Posted 3:31 p.m., September 9, 2003 (#8) - tangotiger
Keith Woolner has some good data at BP from a few years ago. Do a search for "Lumina", and you should get it.

Posted 3:35 p.m., September 9, 2003 (#9) - tangotiger (homepage)
Actually, the data you want can be found at the above link from diamond-mind.com .

Posted 6:32 p.m., September 9, 2003 (#10) - Alan Jordan
Reno -

David Massey has fairly up to date game by game data for 2003 at

http://www.masseyratings.com/data/mlb.gms

Without having read the book, I can't tell you how Skiena derived his alpha exactly. However, when I do this sort of work I generally use nonlinear least squares. You can also also use reweighted nonlinear least squares or if you have the programming skill and the likelihood function at hand, maximum likelihood. I have SAS so I can use nonlinear least squares in proc nlin. If you don't have SAS or SPSS or some stat package that can do nonlinear equations then you have to have to know how to program it.

As an aside, it would appear than Skiena's formula needs to be generalized to accomadate other factors such as parks, homefield advantage and leauge average, not to mention multinomial outcomes.

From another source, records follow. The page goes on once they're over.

# ebanalyse/ebnerd-benchmark

Hardware: AMD Instinct MI355X
Metric: training impressions/sec (higher is better)
Workload: dtype f32

## Files before the change

### ebnerd-benchmark_amd/csrc/ebn_attpool.hip

```cpp
#include "ebn_common.h"
#include "ebn_reduce.h"

namespace {

constexpr int POOL_THREADS = 256;
constexpr int POOL_WAVES = POOL_THREADS / 64;
constexpr float KERAS_EPS = 1e-7f;

__global__ __launch_bounds__(POOL_THREADS) void attpool_fwd_kernel(float* __restrict__ U,
                                                                    const float* __restrict__ b,
                                                                    const float* __restrict__ q,
                                                                    const float* __restrict__ X,
                                                                    float* __restrict__ out,
                                                                    float* __restrict__ w, int L, int E, int A) {
  extern __shared__ float sm[];
  const int64_t n = blockIdx.x;
  const int tid = threadIdx.x, lane = tid & 63, wave = tid >> 6;
  for (int l = wave; l < L; l += POOL_WAVES) {
    float* urow = U + (n * L + l) * A;
    float part = 0.f;
    for (int k = lane; k < A; k += 64) {
      const float u = tanhf(urow[k] + b[k]);
      urow[k] = u;
      part = fmaf(u, q[k], part);
// ... 40 lines not shown
    part = ebn_wave_sum(part);
    if (lane == 0) sm[l] = part;
  }
  __syncthreads();
  if (wave == 0) {
    float s = 0.f;
    for (int l = lane; l < L; l += 64) s = fmaf(w[n * L + l], sm[l], s);
    s = ebn_wave_sum(s);
    for (int l = lane; l < L; l += 64) de[n * L + l] = w[n * L + l] * (sm[l] - s);
  }
  if (dX == nullptr) return;
  for (int l = 0; l < L; ++l) {
    const float wl = w[n * L + l];
    float* dr = dX + (n * L + l) * E;
    for (int c = tid; c < E; c += POOL_THREADS) dr[c] = wl * g[c];
  }
}

constexpr int POOL_RB = 8;

__device__ __forceinline__ float4 ld4_clamped(const float* __restrict__ base, int64_t off, bool ok) {
  return *reinterpret_cast<const float4*>(base + (ok ? off : 0));
}
__device__ __forceinline__ float4 ld4_or_zero(const float* __restrict__ base, int64_t off, bool ok) {
  const float4 v = ld4_clamped(base, off, ok);
  float4 r;
  r.x = ok ? v.x : 0.f;
  r.y = ok ? v.y : 0.f;
  r.z = ok ? v.z : 0.f;
  r.w = ok ? v.w : 0.f;
  return r;
}

__global__ __launch_bounds__(POOL_THREADS) void attpool_fwd_vec_kernel(float* __restrict__ U,
                                                                        const float* __restrict__ b,
                                                                        const float* __restrict__ q,
                                                                        const float* __restrict__ X,
                                                                        float* __restrict__ out,
                                                                        float* __restrict__ w, int L, int E, int A) {
  extern __shared__ float sm[];
  __shared__ float4 part_acc[POOL_THREADS];
  const int64_t n = blockIdx.x;
  const int tid = threadIdx.x, lane = tid & 63, wave = tid >> 6;
  const int A4 = A >> 2, E4 = E >> 2;
  {
    const bool kok = lane < A4;
    const float4 bb = ld4_or_zero(b, lane * 4, kok), qq = ld4_or_zero(q, lane * 4, kok);
    for (int l0 = wave; l0 < L; l0 += POOL_WAVES * POOL_RB) {
      float4 u[POOL_RB];
#pragma unroll
      for (int j = 0; j < POOL_RB; ++j) {
        const int l = l0 + POOL_WAVES * j;
        u[j] = ld4_clamped(U, (n * L + l) * A + lane * 4, kok && l < L);
      }
#pragma unroll
      for (int j = 0; j < POOL_RB; ++j) {
        const int l = l0 + POOL_WAVES * j;
        if (l >= L) break;
        float4 t;
        t.x = tanhf(u[j].x + bb.x);
        t.y = tanhf(u[j].y + bb.y);
        t.z = tanhf(u[j].z + bb.z);
        t.w = tanhf(u[j].w + bb.w);
        if (kok) *reinterpret_cast<float4*>(U + (n * L + l) * A + lane * 4) = t;
        float part = kok ? fmaf(t.w, qq.w, fmaf(t.z, qq.z, fmaf(t.y, qq.y, t.x * qq.x))) : 0.f;
        part = ebn_wave_sum(part);
        if (lane == 0) sm[l] = part;
      }
    }
  }
  __syncthreads();
  if (wave == 0) {
    float s = 0.f;
    for (int l = lane; l < L; l += 64) {
      const float a = expf(sm[l]);
      sm[l] = a;
      s += a;
    }
    s = ebn_wave_sum(s) + KERAS_EPS;
    for (int l = lane; l < L; l += 64) {
      const float wl = sm[l] / s;
      sm[l] = wl;
      w[n * L + l] = wl;
    }
  }
  __syncthreads();
  const int NP = (E4 <= POOL_THREADS) ? POOL_THREADS / E4 : 1;
  for (int c0 = 0; c0 < E4; c0 += POOL_THREADS) {
    const int c4 = c0 + tid % ((E4 <= POOL_THREADS) ? E4 : POOL_THREADS);
    const int part = (E4 <= POOL_THREADS) ? tid / E4 : 0;
    const bool ok = c4 < E4 && part < NP;
    float4 acc = make_float4(0.f, 0.f, 0.f, 0.f);
    for (int l0 = part; l0 < L; l0 += NP * POOL_RB) {
      float4 x[POOL_RB];
#pragma unroll
      for (int j = 0; j < POOL_RB; ++j) {
        const int l = l0 + NP * j;
        x[j] = ld4_clamped(X, (n * L + l) * E + c4 * 4, ok && l < L);
      }
#pragma unroll
      for (int j = 0; j < POOL_RB; ++j) {
        const int l = l0 + NP * j;
        const float wl = (l < L) ? sm[l] : 0.f;
        acc.x = fmaf(wl, x[j].x, acc.x);
        acc.y = fmaf(wl, x[j].y, acc.y);
        acc.z = fmaf(wl, x[j].z, acc.z);
        acc.w = fmaf(wl, x[j].w, acc.w);
      }
    }
    if (NP > 1) {
      part_acc[tid] = acc;
      __syncthreads();
      if (part == 0 && ok) {
        for (int pp = 1; pp < NP; ++pp) {
          const float4 o = part_acc[pp * E4 + c4];
          acc.x += o.x;
          acc.y += o.y;
          acc.z += o.z;
          acc.w += o.w;
        }
      }
      __syncthreads();
    }
    if (part == 0 && ok) *reinterpret_cast<float4*>(out + n * E + c4 * 4) = acc;
  }
}
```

As for BP's 3rd order win%, I wouldn't rely too heavily on anything that uses aggregated season total runs or events such as hits because strength of schedule and park factors can't be removed. Davenport doesn't explain what he's doing on 3rd order. He explains 1st and 2nd order and they are definitely season aggregated.

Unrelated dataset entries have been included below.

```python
def bn_finalize(stats, count, bn: torch.nn.BatchNorm2d, training: bool) -> BNState:
    C = bn.num_features
    dev = bn.weight.device
    buf = _f32(4, C, device=dev)
    b0, b1, b2, b3 = buf.unbind(0)
    base = buf.data_ptr()
    mom = 0.0 if bn.momentum is None else float(bn.momentum)
    call("mx_bn_finalize", ptr(stats), stats.shape[0] if stats is not None else 0, C, float(count), ptr(bn.weight), ptr(bn.bias), ptr(bn.running_mean),
         ptr(bn.running_var), mom, float(bn.eps), int(training), base, base + 4 * C, base + 8 * C, base + 12 * C,
         _acc_scratch(dev, 128 * C) if training else None, stream())
    if training:
        _nbt_pending.append(bn.num_batches_tracked)
    return BNState(b0, b1, b2, b3)


def fold_block(We, bn0, bn1, Wp, bn2, out=None):
    dev = Wp.device
    cout, cexp = Wp.shape
    cin = We.shape[1] if We is not None else cexp
    if out is not None:
        f, vec = out, out["_vec"]
    else:
        f = {}
        vec = f["_vec"] = _f32(3, cexp, device=dev)
        if We is not None:
            f["We"], f["be"] = _f32(cexp, cin, device=dev), vec[0]
        f["bn1"] = BNState(vec[1], vec[2], None, None)
        f["Wp"], f["bp"] = _f32(cout, cexp, device=dev), _f32(cout, device=dev)

    def four(bn):
        return (ptr(bn.weight), ptr(bn.bias), ptr(bn.running_mean), ptr(bn.running_var), float(bn.eps))
    none4 = (None, None, None, None, 0.0)
    call("mx_fold_block", ptr(We.detach()) if We is not None else None, *(four(bn0) if We is not None else none4), *four(bn1),
         ptr(Wp.detach()), *four(bn2), cin, cexp, cout, ptr(f.get("We")), ptr(f.get("be")), ptr(vec[1]), ptr(vec[2]),
         ptr(f["Wp"]), ptr(f["bp"]), stream())
    return f


_nbt_pending: list = []


def flush_batch_counters():
    if _nbt_pending:
        torch._foreach_add_(_nbt_pending, 1)
        _nbt_pending.clear()


def bn_apply(P2d, st: BNState, *, row_scale=None, residual=None, gate=None, rows_per_sample=1, act=False, out=None):
    rows, C = P2d.shape
    if out is None:
        out = torch.empty_like(P2d)
    call("mx_bn_apply", ptr(P2d), ptr(st.scale), ptr(st.shift), ptr(row_scale), ptr(residual), ptr(gate), ptr(out), rows, C,
         rows_per_sample, int(act), stream())
    return out


def bn_backward(G2d, X2d, bn: torch.nn.BatchNorm2d, st: BNState, dgamma, dbeta, training: bool, *, row_scale=None,
                gate=None, gate_add=None, act: Optional[BNState] = None, rows_per_sample=1, out=None):
    rows, C = X2d.shape
    P = lib().mx_colreduce_parts(rows, C)
    sums = _f32(P, 2, C, device=X2d.device)
    a_sc = act.scale if act is not None else None
    a_sh = act.shift if act is not None else None
    call("mx_bn_bwd_reduce", ptr(G2d), ptr(X2d), ptr(row_scale), ptr(gate), ptr(gate_add), ptr(a_sc), ptr(a_sh), rows, C,
         rows_per_sample, ptr(sums), stream())
    c = _f32(3, C, device=X2d.device)
    call("mx_bn_bwd_finalize", ptr(sums), P, C, float(rows), ptr(bn.weight), ptr(st.mean), ptr(st.rstd), int(training),
         ptr(dgamma), ptr(dbeta), ptr(c[0]), ptr(c[1]), ptr(c[2]),
         _acc_scratch(X2d.device, 128 * C), stream())
    if out is None:
        out = torch.empty_like(X2d)
    call("mx_bn_bwd_apply", ptr(G2d), ptr(X2d), ptr(row_scale), ptr(gate), ptr(gate_add), ptr(a_sc), ptr(a_sh),
         ptr(c[0]), ptr(c[1]), ptr(c[2]), ptr(out), rows, C, rows_per_sample, stream())
    return out


def bn_backward_from_coeffs(G2d, X2d, st: BNState, c, *, gate, gate_add, rows_per_sample, out):
    rows, C = X2d.shape
    cb, cs = c.data_ptr(), 4 * C
    call("mx_bn_bwd_apply", ptr(G2d), ptr(X2d), None, ptr(gate), ptr(gate_add), ptr(st.scale), ptr(st.shift),
         cb, cb + cs, cb + 2 * cs, ptr(out), rows, C, rows_per_sample, stream())
    return out


def bn_bwd_coeffs(part, rows, bn, st: BNState, dgamma, dbeta, training: bool):
    P, _, C = part.shape
    c = _f32(3, C, device=part.device)
    base = c.data_ptr()
    call("mx_bn_bwd_finalize", ptr(part), P, C, float(rows), ptr(bn.weight), ptr(st.mean), ptr(st.rstd), int(training),
         ptr(dgamma), ptr(dbeta), base, base + 4 * C, base + 8 * C, _acc_scratch(part.device, 128 * C), stream())
    return c


def bn_bwd_apply_plain(G2d, X2d, c, out):
    rows, C = X2d.shape
    cb, cs = c.data_ptr(), 4 * c.shape[1]
    call("mx_bn_bwd_apply", ptr(G2d), ptr(X2d), None, None, None, None, None, cb, cb + cs, cb + 2 * cs, ptr(out),
         rows, C, 1, stream())
    return out


def dw_parts_reduce(scratch, dW):
    P, n = scratch.shape
    call("mx_dw_parts_reduce", ptr(scratch), P, n, ptr(dW), stream())


def dwconv_bwd_fused(dA, D, gate, add, st1: BNState, c1, X, st0: Optional[BNState], W, dW, K, pad_lo, *, residual=None, defer=None,
                     bn0=None):
    N, H, Wd, C = X.shape
    gX = _f32(N, H, Wd, C, device=X.device)
    P = lib().mx_dwconv_bwd_fused_parts(N, H, Wd, C, K)
    part = _f32(P, 2, C, device=X.device) if st0 is not None else None
    scratch = _f32(P, C * K * K, device=X.device)
    cb, cs = c1.data_ptr(), 4 * c1.shape[1]
    if bn0 is not None and st0 is not None and residual is None:
        bn, dgamma, dbeta, training = bn0
        co = _f32(3, C, device=X.device)
        ob = co.data_ptr()
        ws, wsn = _scratch(X.device, 65536)
        _call_ws("mx_dwconv_bwd_fused_bn0", ptr(dA), ptr(D), ptr(gate), ptr(add), ptr(st1.scale), ptr(st1.shift), cb, cb + cs, cb + 2 * cs,
                 ptr(X), ptr(st0.scale), ptr(st0.shift), ptr(W), ptr(gX), None if defer is not None else ptr(dW), ptr(scratch), ptr(part),
                 N, H, Wd, C, K, pad_lo, ws, wsn, float(N * H * Wd), ptr(bn.weight), ptr(st0.mean), ptr(st0.rstd), int(training),
                 ptr(dgamma), ptr(dbeta), ob, ob + 4 * C, ob + 8 * C, stream())
        if defer is not None:
            defer(scratch, dW)
        return gX, part, co
    call("mx_dwconv_bwd_fused", ptr(dA), ptr(D), ptr(gate), ptr(add), ptr(st1.scale), ptr(st1.shift), cb, cb + cs,
         cb + 2 * cs, ptr(X), ptr(st0.scale) if st0 else None, ptr(st0.shift) if st0 else None, ptr(W), ptr(residual), ptr(gX),
         None if defer is not None else ptr(dW), ptr(scratch), ptr(part), N, H, Wd, C, K, pad_lo, stream())
    if defer is not None:
        defer(scratch, dW)
    return (gX, part, None) if bn0 is not None else (gX, part)


def dwconv_bwd_fused_s2(dA, D, gate, add, st1: BNState, c1, X, st0: BNState, W, dW, K, pad_lo, *, defer=None):
    N, H, Wd, C = X.shape
    _, Ho, Wo, _ = D.shape
    gX = _f32(N, H, Wd, C, device=X.device)
    P = lib().mx_dwconv_bwd_fused_s2_parts(N, H, Wd, C, K)
    part = _f32(P, 2, C, device=X.device)
    scratch = _f32(P, C * K * K, device=X.device)
    cb, cs = c1.data_ptr(), 4 * c1.shape[1]
    call("mx_dwconv_bwd_fused_s2", ptr(dA), ptr(D), ptr(gate), ptr(add), ptr(st1.scale), ptr(st1.shift), cb, cb + cs, cb + 2 * cs,
         ptr(X), ptr(st0.scale), ptr(st0.shift), ptr(W), ptr(gX), None if defer is not None else ptr(dW), ptr(scratch), ptr(part),
         N, H, Wd, C, K, pad_lo, Ho, Wo, stream())
    if defer is not None:
        defer(scratch, dW)
    return gX, part


def se_bn1_pool(dA2d, X2d, st: BNState, rows_per_sample):
    rows, C = X2d.shape
    N = rows // rows_per_sample
    out = _f32(5, N, C, device=X2d.device)
    ws, wsn = _scratch(X2d.device, lib().mx_pool_ws(rows, C, rows_per_sample, 5))
    _call_ws("mx_se_bn1_pool", ptr(dA2d), ptr(X2d), ptr(st.scale), ptr(st.shift), rows, C, rows_per_sample, ptr(out), ws, wsn, stream())
    return out
# ... 280 lines not shown
```

Before: 348.5 images/sec.

## Fuse BN backward apply into streaming projection-conv backward kernel

Adds a streaming HIP kernel that recomputes the BN2 backward output from the reduce coefficients inside the projection-conv backward, doing dgrad, wgrad and SE pooling partial sums in one pass with MFMA. This avoids materialising dp through a separate bn_bwd_apply kernel and then re-reading it. It applies only to Cout=32 with Cexp 32/64 and very large row counts, and adds a per-sample pooling reduction kernel plus a new workspace layout.

```diff
diff --git a/include/muscle_hip.h b/include/muscle_hip.h
--- a/include/muscle_hip.h
+++ b/include/muscle_hip.h
@@ -74,6 +74,13 @@
 int mx_pw_proj_bwd_fused(const float* dp, const float* d_raw, const float* scale, const float* shift, const float* gate, int rows_per_sample,
                          const float* Wp, float* dW, float* dA, float* out5, int R, int Cout, int Cexp, int lddp, int ldraw, int ldda,
                          void* ws, long ws_bytes, void* stream);
+
+int mx_pw_proj_bwd_stream_ok(int R, int Cout, int Cexp, int rows_per_sample);
+int mx_pw_proj_bwd_stream_groups(int R, int Cout, int Cexp, int rows_per_sample);
+int mx_pw_proj_bwd_stream(const float* g, const float* p_raw, const float* coef, const float* row_scale, const float* d_raw,
+                          const float* scale, const float* shift, const float* gate, int rows_per_sample, const float* Wp, float* dW,
+                          float* dA, float* out5, int R, int Cout, int Cexp, int ldg, int ldp, int ldraw, int ldda, void* ws, long ws_bytes,
+                          void* stream);
 
 long mx_pw_wgrad_tile_ws(int R, int Co, int Ci, int x_mode);
 int mx_pw_wgrad_tile(const float* G, const float* X, int x_mode, const float* x_scale, const float* x_shift,
diff --git a/muscle_amd/csrc/wgrad_proj_stream.hip b/muscle_amd/csrc/wgrad_proj_stream.hip
--- /dev/null
+++ b/muscle_amd/csrc/wgrad_proj_stream.hip
@@ -0,0 +1,309 @@
+#include "common.h"
+
+typedef float f32x4s __attribute__((ext_vector_type(4)));
+typedef float f32x2s __attribute__((ext_vector_type(2)));
+
+struct WsArgs {
+  const float* G;
+  const float* P;
+  const float* coef;
+  const float* rs;
+  const float* X;
+  const float* ca;
+  const float* cb;
+  const float* gate;
+  const float* W;
+  float* part;
+  float* dA;
+  float* pp;
+  int R, ldg, ldp, ldx, ldda, rps, rows_per_wave;
+};
+
+static __device__ __forceinline__ __amdgpu_buffer_rsrc_t ws_rsrc(const float* base, long bytes) {
+  const unsigned long long p = (unsigned long long)base;
+  const unsigned lo = __builtin_amdgcn_readfirstlane((unsigned)p), hi = __builtin_amdgcn_readfirstlane((unsigned)(p >> 32));
+  const unsigned n = __builtin_amdgcn_readfirstlane((unsigned)bytes);
+  return __builtin_amdgcn_make_buffer_rsrc((void*)(((unsigned long long)hi << 32) | lo), 0, n, 0x00020000);
+}
+
+template <int V> struct WsVec;
+template <> struct WsVec<2> {
+  typedef f32x2s T;
+  static __device__ __forceinline__ T load(__amdgpu_buffer_rsrc_t r, unsigned vo, unsigned so) {
+    return __builtin_bit_cast(T, __builtin_amdgcn_raw_buffer_load_b64(r, vo, so, 0));
+  }
+  static __device__ __forceinline__ void store(T v, __amdgpu_buffer_rsrc_t r, unsigned vo, unsigned so) {
+    __builtin_amdgcn_raw_buffer_store_b64(__builtin_bit_cast(decltype(__builtin_amdgcn_raw_buffer_load_b64(r, 0, 0, 0)), v), r, vo, so, 0);
+  }
+};
+template <> struct WsVec<4> {
+  typedef f32x4s T;
+  static __device__ __forceinline__ T load(__amdgpu_buffer_rsrc_t r, unsigned vo, unsigned so) {
+    return __builtin_bit_cast(T, __builtin_amdgcn_raw_buffer_load_b128(r, vo, so, 0));
+  }
+  static __device__ __forceinline__ void store(T v, __amdgpu_buffer_rsrc_t r, unsigned vo, unsigned so) {
+    __builtin_amdgcn_sched_barrier(0);
+    __builtin_amdgcn_raw_buffer_store_b128(__builtin_bit_cast(decltype(__builtin_amdgcn_raw_buffer_load_b128(r, 0, 0, 0)), v), r, vo, so, 0);
+    asm volatile("s_nop 3" ::: "memory");
+    __builtin_amdgcn_sched_barrier(0);
+  }
+};
+
+constexpr int WS_CO = 32, WS_SG = 48, WS_TW = 16 * WS_SG;
+constexpr long ws_lds_floats(int CI) {
+  const long work = 4L * WS_TW + 8L * 64 * (CI / 16) + 96, join = 4L * WS_CO * CI;
+  return work > join ? work : join;
+}
+
+template <int CI, bool FOLD>
+__global__ __launch_bounds__(256, CI == 32 ? 4 : 2) void pw_proj_stream_kernel(WsArgs a) {
+  extern __shared__ __attribute__((aligned(16))) float smem[];
+  constexpr int CO = WS_CO, TCI = CI / 16, SG = WS_SG, RB = 16;
+  typedef WsVec<TCI> XV;
+  typedef typename XV::T xvec;
+  const int tid = threadIdx.x, lane = tid & 63, wave = __builtin_amdgcn_readfirstlane(tid >> 6);
+  const int l15 = lane & 15, q = lane >> 4;
+  float* const T = smem + wave * WS_TW;
+  float* const wl = smem + 4 * WS_TW;
+  float* const cf = wl + 8 * 64 * TCI;
+
+#pragma unroll
+  for (int t = wave; t < 8; t += 4) {
+    const int K = 16 * (t >> 2) + 4 * q + (t & 3);
+    *reinterpret_cast<xvec*>(wl + (t * 64 + lane) * TCI) = *reinterpret_cast<const xvec*>(a.W + K * CI + TCI * l15);
+  }
+  if (FOLD && tid < 96) cf[tid] = a.coef[tid];
+  __syncthreads();
+
+  const long gw = (long)blockIdx.x * 4 + wave;
+  const long w_end = min((long)a.R, (gw + 1) * a.rows_per_wave);
+  const int rows = (int)max(0L, w_end - gw * a.rows_per_wave);
+  const long w_beg = rows > 0 ? gw * a.rows_per_wave : 0;
+  const int ns = rows / RB;
+  const __amdgpu_buffer_rsrc_t rsg = ws_rsrc(a.G + w_beg * a.ldg, rows > 0 ? ((long)(rows - 1) * a.ldg + CO) * 4 : 0);
+  const __amdgpu_buffer_rsrc_t rsp = ws_rsrc(FOLD ? a.P + w_beg * a.ldp : a.G, FOLD && rows > 0 ? ((long)(rows - 1) * a.ldp + CO) * 4 : 0);
+  const __amdgpu_buffer_rsrc_t rsx = ws_rsrc(a.X + w_beg * a.ldx, rows > 0 ? ((long)(rows - 1) * a.ldx + CI) * 4 : 0);
+  const __amdgpu_buffer_rsrc_t rsa = ws_rsrc(a.dA + w_beg * a.ldda, rows > 0 ? ((long)(rows - 1) * a.ldda + CI) * 4 : 0);
+  const int prow = 4 * (l15 & 3) + (l15 >> 2);
+  const unsigned vog = (unsigned)(prow * a.ldg + 4 * q) * 4u, vop = (unsigned)(prow * a.ldp + 4 * q) * 4u;
+  const unsigned vox = (unsigned)(q * a.ldx + TCI * l15) * 4u, voa = (unsigned)(q * a.ldda + TCI * l15) * 4u;
+
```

I pretty much slammed Davenport's system in a thread called "Tigers winning percentage inflated?" at fanhome.com. It retrospect I was probably a little too harsh on him, but I was appalled that someone who I thought had access to game level data wasn't taking advantage of it. Rob Neyer isn't any better and I KNOW he has access to game level data, but he still uses the pyth with seasonally aggregated data. All the others I have seen that use event data such as hits seem to use seasonally aggragated data. The problem appears to be that there is no current and up to date source that has game level data with hits that people can use to build better models. Once a source such as this becomes available, Davenport's 1st and 2nd order winning percentage models will be truly obsolete.

Posted 1:30 a.m., September 15, 2003 (#11) - Brad
You didn't 'slam' his 3rd order win percentages; you were publicly humiliated. Davenport's goal is purely predictive, making aggregation perfectly acceptable, since hitting events are, in general, relatively independent of one another.

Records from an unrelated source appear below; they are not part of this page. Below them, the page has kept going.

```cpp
#ifdef SQAIR_TIMELINE
struct SqTl { unsigned long long* slot; unsigned gx, gy, nw, pad; };
SqTl sq_tl_next(const char* kernel, dim3 grid, dim3 block);
#define SQ_TLP , const SqTl sq_tl
#define SQ_TL_SCOPE SqTlScope sq_tl_scope(sq_tl)
#define SQ_LAUNCH(kern, grid, block, lds, s, ...) \
  hipLaunchKernelGGL(kern, grid, block, lds, s, __VA_ARGS__, sq_tl_next(#kern, grid, block))
#ifdef __HIPCC__
struct SqTlScope {
  const SqTl tl;
  const unsigned long long t0;
  static __device__ __forceinline__ unsigned long long clock() {
    unsigned long long t;
    asm volatile("s_memrealtime %0\n\ts_waitcnt lgkmcnt(0)" : "=s"(t));
    return t;
  }
  __device__ __forceinline__ explicit SqTlScope(const SqTl tl_) : tl(tl_), t0(__builtin_amdgcn_s_memrealtime()) {}
  __device__ __forceinline__ ~SqTlScope() {
    const uintptr_t b = (uintptr_t)tl.slot;
    if (b == 0) return;
    const unsigned tid = threadIdx.x;
    if ((tid & 63u) != 0u) return;
    const unsigned wg = blockIdx.x + tl.gx * (blockIdx.y + tl.gy * blockIdx.z);
    typedef unsigned long long u64x2 __attribute__((ext_vector_type(2)));
    typedef __attribute__((address_space(1))) u64x2 gvec;
    gvec* p = (gvec*)b + ((size_t)wg * tl.nw + (tid >> 6));
    u64x2 v;
    v.x = t0;
    v.y = clock();
    *p = v;
  }
};
#endif
#else
#define SQ_TLP
#define SQ_TL_SCOPE
#ifdef SQAIR_KNOBS
#include <cstdio>
#include <cstdlib>
#define SQ_LAUNCH(kern, grid, block, lds, s, ...)                                              \
  do {                                                                                         \
    static const bool sq_sync_ = getenv("SQAIR_SYNC_LAUNCHES") != nullptr;                     \
    if (sq_sync_) { fprintf(stderr, "launch %s\n", #kern); fflush(stderr); }                   \
    hipLaunchKernelGGL(kern, grid, block, lds, s, __VA_ARGS__);                                \
    if (sq_sync_) (void)hipStreamSynchronize(s);                                               \
  } while (0)
#else
#define SQ_LAUNCH(kern, grid, block, lds, s, ...) hipLaunchKernelGGL(kern, grid, block, lds, s, __VA_ARGS__)
#endif
#endif

#ifdef SQAIR_KNOBS
#define SQ_KNOB_INT(name, dflt) (getenv(name) ? atoi(getenv(name)) : (dflt))
#define SQ_KNOB_SET(name) (getenv(name) != nullptr)
#define SQ_KNOB_STR(name) getenv(name)
#else
#define SQ_KNOB_INT(name, dflt) (dflt)
#define SQ_KNOB_SET(name) false
#define SQ_KNOB_STR(name) ((const char*)nullptr)
#endif

#ifdef __HIPCC__
__device__ __forceinline__ float sq_exp(float x) {
  const float x0 = x;
  x = __builtin_amdgcn_fmed3f(x, -104.0f, 88.72283f);
  const float t = x * 1.44269504088896340736f;
  const float r = fmaf(x, 1.44269504088896340736f, -t) + x * 1.92596299112661746e-8f;
  const float e = __builtin_amdgcn_exp2f(t);
  return x0 != x0 ? x0 : fmaf(e, r * 0.69314718055994530942f, e);
}
__device__ __forceinline__ float sq_log(float x) { return __builtin_amdgcn_logf(x) * 0.69314718055994530942f; }
__device__ __forceinline__ float sq_sigmoid(float x) { return __builtin_amdgcn_rcpf(1.0f + sq_exp(-x)); }
__device__ __forceinline__ float sq_sigmoid_geo(float x) { return 1.0f / (1.0f + expf(-x)); }
__device__ __forceinline__ float sq_to_coord(float l, int q) { return (q & 2) ? tanhf(l) : fmaxf(sq_sigmoid_geo(l), 1e-4f); }
__device__ __forceinline__ float sq_tanh(float x) {
// ... 88 lines not shown
```

### sqair_amd/csrc/sqair_linear.hip

```cpp
#include <type_traits>
#include "sqair_common.h"
#include "sqair_lin_device.h"
#include <atomic>
#include <stdio.h>
#include <stdlib.h>

typedef float f32x4 __attribute__((ext_vector_type(4)));

__global__ void k_pack(const float* __restrict__ flat, float* __restrict__ packed, const int* __restrict__ idx,
                       int64_t n SQ_TLP) {
  SQ_TL_SCOPE;
  constexpr int U = 8;
  int64_t i = (int64_t)blockIdx.x * blockDim.x + threadIdx.x;
  const int64_t stride = (int64_t)gridDim.x * blockDim.x;
  for (; i < n; i += stride * U) {
    int j[U];
    float v[U];
#pragma unroll
    for (int u = 0; u < U; ++u) j[u] = idx[min(i + u * stride, n - 1)];
#pragma unroll
    for (int u = 0; u < U; ++u) v[u] = flat[max(j[u], 0)];
#pragma unroll
    for (int u = 0; u < U; ++u)
      if (i + u * stride < n) packed[i + u * stride] = j[u] >= 0 ? v[u] : 0.0f;
// ... 719 lines not shown
}
template <int NCH>
static void launch_nch(const LinArgs& a, const PackedLayer& L, hipStream_t s) {
  switch (a.nseg) {
    case 1: launch_seg<NCH, 1>(a, L, s); break;
    case 2: launch_seg<NCH, 2>(a, L, s); break;
    case 3: launch_seg<NCH, 3>(a, L, s); break;
    default: launch_seg<NCH, 4>(a, L, s); break;
  }
}
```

Posted 1:08 p.m., September 16, 2003 (#12) - David H
Does anyone have any ideas on what exponent to use in the Jai-Alai formula, if .4 doesn't provide appropriate predictive winning percentages for baseball?

Posted 5:25 p.m., September 17, 2003 (#13) - tangotiger
That Jai Alai equation makes no sense from what I'm looking at.

Plug in a .600 team against a .500 team, and the result SHOULD be .600, but it is nowhere close to that.

As it stands now, the best method to use is the Odds Ratio method. Maybe I'll put up a Javascript program so that people can use it.